● **Aim of the exercise**
If a line holds the word "FULL", copy it from the entries.

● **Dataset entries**
/---
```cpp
template <int BM, int BN, int TM, int THREADS, bool SLIM, int EPI, typename Acc>
__device__ __forceinline__ void ig_epilogue_spec(const IgEpiArgs& p, Acc& acc, unsigned char* smem, int m0, int n0,
                                                 int wm, int wn, int tid, int lane, const float* bias_lds) {
  constexpr bool S16 = std::is_same<Acc, ig_float4[4][2 * TM]>::value;
  static_assert(S16 || std::is_same<Acc, float16_[2][TM]>::value, "accumulator layout");
  static_assert((EPI & IG_EPI_SPEC) && (EPI & IG_EPI_BIAS), "a layer kind with a bias");
  constexpr bool ROUND_ACC = (EPI & IG_EPI_ROUND_ACC) != 0, HAS_BN = (EPI & IG_EPI_BN) != 0, RES = (EPI & IG_EPI_RES) != 0;
  constexpr bool RELU = (EPI & IG_EPI_RELU) != 0, PE = (EPI & IG_EPI_PE) != 0;
  static_assert(ROUND_ACC || !HAS_BN, "BatchNorm follows the conv rounding");
  constexpr int CPR = BN / 8;
  constexpr int NIT = (BM * CPR) / THREADS;
  constexpr int RPI = THREADS / CPR;
  static_assert(THREADS % CPR == 0 && RPI % 16 == 0 && NIT * RPI == BM, "the store loop's swizzle term must not depend on the iteration");
  constexpr int ROWB = 2 * BN;
  typedef float float4_ __attribute__((ext_vector_type(4)));
  typedef _Float16 half2_ __attribute__((ext_vector_type(2)));
  typedef unsigned uint4_ __attribute__((ext_vector_type(4)));
  unsigned char* E = smem;
  long long* rowY = reinterpret_cast<long long*>(smem + BM * ROWB);
  long long* rowR = SLIM ? reinterpret_cast<long long*>(smem) : rowY + BM;
  int* rowY32 = reinterpret_cast<int*>(smem + BM * ROWB);
  const long long baseY = SLIM ? ig_row_off(p.out, m0) + n0 : 0;
  IG_CLK(te0);
  for (int r = tid; r < BM; r += THREADS) {
    const int m = m0 + r;
    if constexpr (SLIM) rowY32[r] = (int)(ig_row_off(p.out, m) + n0 - baseY);
    else rowY[r] = ig_row_off(p.out, m) + n0;
    if constexpr (RES) rowR[r] = ig_row_off(p.res, m) + n0;
  }
  __syncthreads();
  IG_CLK(te1);
  const int ml0 = tid / CPR, ch = tid % CPR;
  half8 rv[RES ? NIT : 1];
  if constexpr (RES) {
    if constexpr (SLIM) {
      const __amdgpu_buffer_rsrc_t rsR = __builtin_amdgcn_make_buffer_rsrc(ig_uniform_ptr(p.R), 0, -1, 0x00020000);
      const int* rR = reinterpret_cast<const int*>(rowR + ml0);
#pragma unroll
      for (int it = 0; it < NIT; ++it)
        rv[it] = __builtin_bit_cast(half8, __builtin_amdgcn_raw_buffer_load_b128(rsR, (int)(((unsigned)rR[it * RPI * 2] + ch * 8) << 1), 0, 0));
      __builtin_amdgcn_sched_barrier(0);
      asm volatile("s_waitcnt lgkmcnt(0)" ::: "memory");
      __builtin_amdgcn_s_barrier();
      __builtin_amdgcn_sched_barrier(0);
    } else {
      const long long* rR = rowR + ml0;
#pragma unroll
      for (int it = 0; it < NIT; ++it) rv[it] = *reinterpret_cast<const half8*>(p.R + rR[it * RPI] + ch * 8);
    }
  }
  IG_CLK(te2);
  struct Vecs { float4_ bv, sc, sh; half2_ b01, b23; };
  auto vecs = [&](int nl) {
    Vecs c;
    c.bv = *reinterpret_cast<const float4_*>(bias_lds + nl);
    c.b01 = half2_{(_Float16)c.bv[0], (_Float16)c.bv[1]};
    c.b23 = half2_{(_Float16)c.bv[2], (_Float16)c.bv[3]};
    if constexpr (HAS_BN) {
      c.sc = *reinterpret_cast<const float4_*>(bias_lds + IG_VEC_FLOATS + nl);
      c.sh = *reinterpret_cast<const float4_*>(bias_lds + 2 * IG_VEC_FLOATS + nl);
    }
    return c;
  };
  auto put4 = [&](unsigned char* dst, float a0, float a1, float a2, float a3, const Vecs& c) {
    half4 v;
    if constexpr (ROUND_ACC) {
      half2_ t01 = {(_Float16)a0, (_Float16)a1};
      half2_ t23 = {(_Float16)a2, (_Float16)a3};
      t01 = t01 + c.b01;
      t23 = t23 + c.b23;
      if constexpr (HAS_BN) {
        v[0] = (_Float16)fmaf((float)t01[0], c.sc[0], c.sh[0]);
        v[1] = (_Float16)fmaf((float)t01[1], c.sc[1], c.sh[1]);
        v[2] = (_Float16)fmaf((float)t23[0], c.sc[2], c.sh[2]);
        v[3] = (_Float16)fmaf((float)t23[1], c.sc[3], c.sh[3]);
      } else {
        v[0] = t01[0]; v[1] = t01[1]; v[2] = t23[0]; v[3] = t23[1];
      }
    } else {
      v[0] = (_Float16)(a0 + c.bv[0]); v[1] = (_Float16)(a1 + c.bv[1]); v[2] = (_Float16)(a2 + c.bv[2]); v[3] = (_Float16)(a3 + c.bv[3]);
    }
    *reinterpret_cast<half4*>(dst) = v;
  };
  const int r15 = lane & 15;
  if constexpr (S16) {
    const int quad = (0x1320 >> (4 * (lane >> 4))) & 3;
    unsigned char* Erow = E + (wm * (32 * TM) + r15) * ROWB + ((quad & 1) << 3);
    const int cx = (wn * 8 + (quad >> 1)) ^ r15;
#pragma unroll
    for (int i = 0; i < 4; ++i) {
      const Vecs c = vecs(wn * 64 + i * 16 + 4 * quad);
      unsigned char* Ei = Erow + ((cx ^ (2 * i)) << 4);
#pragma unroll
      for (int j = 0; j < 2 * TM; ++j) put4(Ei + j * (16 * ROWB), acc[i][j][0], acc[i][j][1], acc[i][j][2], acc[i][j][3], c);
    }
  } else {
    unsigned char* Erow = E + (wm * (32 * TM) + (lane & 31)) * ROWB + ((lane >> 5) << 3);
    const int cx = (wn * 8) ^ r15;
#pragma unroll
    for (int i = 0; i < 2; ++i) {
#pragma unroll
      for (int g = 0; g < 4; ++g) {
        const Vecs c = vecs(wn * 64 + i * 32 + 8 * g + 4 * (lane >> 5));
        unsigned char* Ei = Erow + ((cx ^ (4 * i + g)) << 4);
#pragma unroll
        for (int j = 0; j < TM; ++j)
          put4(Ei + j * (32 * ROWB), acc[i][j][g * 4 + 0], acc[i][j][g * 4 + 1], acc[i][j][g * 4 + 2], acc[i][j][g * 4 + 3], c);
      }
    }
  }
  __syncthreads();
  IG_CLK(te3);
  const unsigned char* Erd = E + ml0 * ROWB + ((ch ^ (ml0 & 15)) << 4);
  const __amdgpu_buffer_rsrc_t rsY = __builtin_amdgcn_make_buffer_rsrc(ig_uniform_ptr(p.Y), 0, -1, 0x00020000);
  const unsigned cbY = ((unsigned)baseY + ch * 8) << 1;
#pragma unroll
  for (int it = 0; it < NIT; ++it) {
    half8 v = *reinterpret_cast<const half8*>(Erd + it * (RPI * ROWB));
    if constexpr (RES) v = v + rv[it];
    if constexpr (RELU) v = ig_relu8(v);
    if constexpr (SLIM) __builtin_amdgcn_raw_buffer_store_b128(__builtin_bit_cast(uint4_, v), rsY, (int)(cbY + ((unsigned)rowY32[ml0 + it * RPI] << 1)), 0, 0);
    else *reinterpret_cast<half8*>(p.Y + rowY[ml0 + it * RPI] + ch * 8) = v;
    if constexpr (PE) {
      const int m = m0 + ml0 + it * RPI;
      const int mp = m - ig_fastdiv(m, p.pe_mul, p.pe_shr) * p.pe_period;
      const float* per = p.pe + (size_t)mp * p.N + n0 + ch * 8;
      const float4_ e0 = *reinterpret_cast<const float4_*>(per), e1 = *reinterpret_cast<const float4_*>(per + 4);
      half8 w;
#pragma unroll
      for (int e = 0; e < 4; ++e) { w[e] = (_Float16)((float)v[e] + e0[e]); w[4 + e] = (_Float16)((float)v[4 + e] + e1[e]); }
      *reinterpret_cast<half8*>(p.Ype + (size_t)m * p.N + n0 + ch * 8) = w;
      __builtin_amdgcn_sched_barrier(0);
    }
  }
#ifdef FP_PROFILE_BUILD
  IG_CLK(te4);
  if (tid == 0) {
    atomicAdd(&ig_epi_dbg[0], te1 - te0); atomicAdd(&ig_epi_dbg[1], te2 - te1); atomicAdd(&ig_epi_dbg[2], te3 - te2);
    atomicAdd(&ig_epi_dbg[3], te4 - te3); atomicAdd(&ig_epi_dbg[4], 1ull);
  }
#endif
}
template <int BM, int BN, int TM, int THREADS, int DBG, bool FULL, bool SLIM, int EPI = 0, typename Acc, typename P>
__device__ __forceinline__ void ig_epilogue_body(const P& p, Acc& acc, unsigned char* smem, int m0, int n0,
                                                 int wm, int wn, int tid, int lane, const float* bias_lds) {
  if constexpr (EPI != 0) {
    static_assert(FULL && std::is_same<P, IgEpiArgs>::value, "the layer-kind bodies take whole tiles and their own argument block");
    ig_epilogue_spec<BM, BN, TM, THREADS, SLIM, EPI>(p, acc, smem, m0, n0, wm, wn, tid, lane, bias_lds);
  } else {
  static_assert(std::is_same<P, IgemmParams>::value, "the generic body reads IgemmParams");
  constexpr bool S16 = std::is_same<Acc, ig_float4[4][2 * TM]>::value;
  static_assert(S16 || std::is_same<Acc, float16_[2][TM]>::value, "accumulator layout");
  constexpr int CPR = BN / 8;
  constexpr int NIT = (BM * CPR) / THREADS;
  unsigned char* E = smem;
  typedef float float4_ __attribute__((ext_vector_type(4)));
  const bool round_acc = p.round_acc != 0, has_bn = p.bn_scale != nullptr;
  long long* rowY = reinterpret_cast<long long*>(smem + BM * 2 * BN);
  long long* rowR = SLIM ? reinterpret_cast<long long*>(smem) : rowY + BM;
  int* rowY32 = reinterpret_cast<int*>(smem + BM * 2 * BN);
  const long long baseY = SLIM ? ig_row_off(p.out, m0) + n0 : 0;
  auto row_exists = [&](int ml) { return SLIM ? rowY32[ml] != IG_ROW_NONE : rowY[ml] >= 0; };
  IG_CLK(te0);
  for (int r = tid; r < BM; r += THREADS) {
    const int m = m0 + r;
    const bool in = m < p.M;
    if constexpr (SLIM) rowY32[r] = in ? (int)(ig_row_off(p.out, m) + n0 - baseY) : IG_ROW_NONE;
    else rowY[r] = in ? ig_row_off(p.out, m) + n0 : -1;
    if (p.R) rowR[r] = in ? ig_row_off(p.res, m) + n0 : 0;
  }
  __syncthreads();
  IG_CLK(te1);
  half8 rv[NIT];
  if (p.R) {
#pragma unroll
    for (int it = 0; it < NIT; ++it) {
      const int qd = tid + it * THREADS;
      const int ml = qd / CPR, ch = qd % CPR;
      if (FULL || row_exists(ml)) rv[it] = *reinterpret_cast<const half8*>(p.R + rowR[ml] + ch * 8);
    }
    if constexpr (SLIM) {
      __builtin_amdgcn_sched_barrier(0);
      asm volatile("s_waitcnt lgkmcnt(0)" ::: "memory");
      __builtin_amdgcn_s_barrier();
      __builtin_amdgcn_sched_barrier(0);
// ... 35 lines not shown
    const int quad = (0x1320 >> (4 * (lane >> 4))) & 3;
#pragma unroll
    for (int i = 0; i < 4; ++i) {
      const int nl = wn * 64 + i * 16 + 4 * quad;
      float4_ bv, sc, sh;
      vecs(nl, bv, sc, sh);
#pragma unroll
      for (int j = 0; j < 2 * TM; ++j) {
        const int ml = wm * (32 * TM) + j * 16 + (lane & 15);
        put4(nl, ml, acc[i][j][0], acc[i][j][1], acc[i][j][2], acc[i][j][3], bv, sc, sh);
      }
    }
  } else {
#pragma unroll
    for (int i = 0; i < 2; ++i) {
#pragma unroll
      for (int g = 0; g < 4; ++g) {
        const int nl = wn * 64 + i * 32 + 8 * g + 4 * (lane >> 5);
        float4_ bv, sc, sh;
        vecs(nl, bv, sc, sh);
#pragma unroll
        for (int j = 0; j < TM; ++j) {
          const int ml = wm * (32 * TM) + j * 32 + (lane & 31);
          put4(nl, ml, acc[i][j][g * 4 + 0], acc[i][j][g * 4 + 1], acc[i][j][g * 4 + 2], acc[i][j][g * 4 + 3], bv, sc, sh);
        }
      }
    }
  }
  __syncthreads();
  IG_CLK(te3);
  const half8 zero = {0, 0, 0, 0, 0, 0, 0, 0};
#pragma unroll
  for (int it = 0; it < NIT; ++it) {
    const int qd = tid + it * THREADS;
    const int ml = qd / CPR, ch = qd % CPR;
    if (!FULL && !row_exists(ml)) continue;
    const long long yo = SLIM ? baseY + rowY32[ml] : rowY[ml];
    half8 v = *reinterpret_cast<const half8*>(E + ml * (2 * BN) + ((ch ^ (ml & 15)) << 4));
    if (p.R) v = v + rv[it];
    if (p.relu) v = __builtin_elementwise_max(v, zero);
    *reinterpret_cast<half8*>(p.Y + yo + ch * 8) = v;
    if (p.Ype) {
      const int m = m0 + ml;
      const float* per = p.pe + (size_t)(m % p.pe_period) * p.N + n0 + ch * 8;
      const float4_ e0 = *reinterpret_cast<const float4_*>(per), e1 = *reinterpret_cast<const float4_*>(per + 4);
      half8 w;
#pragma unroll
      for (int e = 0; e < 4; ++e) { w[e] = (_Float16)((float)v[e] + e0[e]); w[4 + e] = (_Float16)((float)v[4 + e] + e1[e]); }
      *reinterpret_cast<half8*>(p.Ype + (size_t)m * p.N + n0 + ch * 8) = w;
    }
  }
#ifdef FP_PROFILE_BUILD
  IG_CLK(te4);
  if (tid == 0) {
    atomicAdd(&ig_epi_dbg[0], te1 - te0); atomicAdd(&ig_epi_dbg[1], te2 - te1); atomicAdd(&ig_epi_dbg[2], te3 - te2);
    atomicAdd(&ig_epi_dbg[3], te4 - te3); atomicAdd(&ig_epi_dbg[4], 1ull);
  }
#endif
  }
}

template <int BM, int BN, int TM, int THREADS, int DBG = 0, bool SLIM = false, typename Acc>
__device__ __forceinline__ void ig_epilogue(const IgemmParams& p, Acc& acc, unsigned char* smem, int m0, int n0,
                                            int wm, int wn, int tid, int lane, const float* bias_lds) {
  if (m0 + BM <= p.M) {
    if constexpr (DBG == 0) {
#define IG_EPI_CASE(E) case E: ig_epilogue_body<BM, BN, TM, THREADS, DBG, true, SLIM, E>(q, acc, smem, m0, n0, wm, wn, tid, lane, bias_lds); return
      const IgEpiArgs q = {p.out, p.res, p.R, p.Y, p.pe, p.Ype, p.pe_period, p.pe_mul, p.pe_shr, p.N};
      switch (p.epi) {
        IG_EPI_CASE(IG_EPI_CONV);
        IG_EPI_CASE(IG_EPI_CONV | IG_EPI_RES);
        IG_EPI_CASE(IG_EPI_CONV | IG_EPI_RES | IG_EPI_PE);
        IG_EPI_CASE(IG_EPI_CONV | IG_EPI_BN);
        IG_EPI_CASE(IG_EPI_CONV | IG_EPI_BN | IG_EPI_RES);
        IG_EPI_CASE(IG_EPI_CONV | IG_EPI_BN | IG_EPI_RES | IG_EPI_PE);
        default: break;
      }
#undef IG_EPI_CASE
    }
    ig_epilogue_body<BM, BN, TM, THREADS, DBG, true, SLIM>(p, acc, smem, m0, n0, wm, wn, tid, lane, bias_lds);
  }
  else ig_epilogue_body<BM, BN, TM, THREADS, DBG, false, SLIM>(p, acc, smem, m0, n0, wm, wn, tid, lane, bias_lds);
}
__device__ __forceinline__ void ig_bias_to_lds(const IgemmParams& p, int n0, float* bias_lds, int wid, int lane) {
  if (wid > 2) return;
  const float* src = wid == 0 ? p.bias : (wid == 1 ? p.bn_scale : p.bn_shift);
  float* dst = bias_lds + wid * IG_VEC_FLOATS;
  if (src) {
    const __amdgpu_buffer_rsrc_t rs = __builtin_amdgcn_make_buffer_rsrc(const_cast<float*>(src), 0, p.N * 4, 0x00020000);
    __builtin_amdgcn_raw_ptr_buffer_load_lds(rs, (__attribute__((address_space(3))) void*)dst, 16, lane * 16, n0 * 4, 0, 0);
  } else if (wid == 0) {
    typedef float f4 __attribute__((ext_vector_type(4)));
    *reinterpret_cast<f4*>(dst + lane * 4) = f4{0.f, 0.f, 0.f, 0.f};
  }
}
```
\---
● **Final answer**
template <int BM, int BN, int TM, int THREADS, int DBG, bool FULL, bool SLIM, int EPI = 0, typename Acc, typename P>
    static_assert(FULL && std::is_same<P, IgEpiArgs>::value, "the layer-kind bodies take whole tiles and their own argument block");
      if (FULL || row_exists(ml)) rv[it] = *reinterpret_cast<const half8*>(p.R + rowR[ml] + ch * 8);
    if (!FULL && !row_exists(ml)) continue;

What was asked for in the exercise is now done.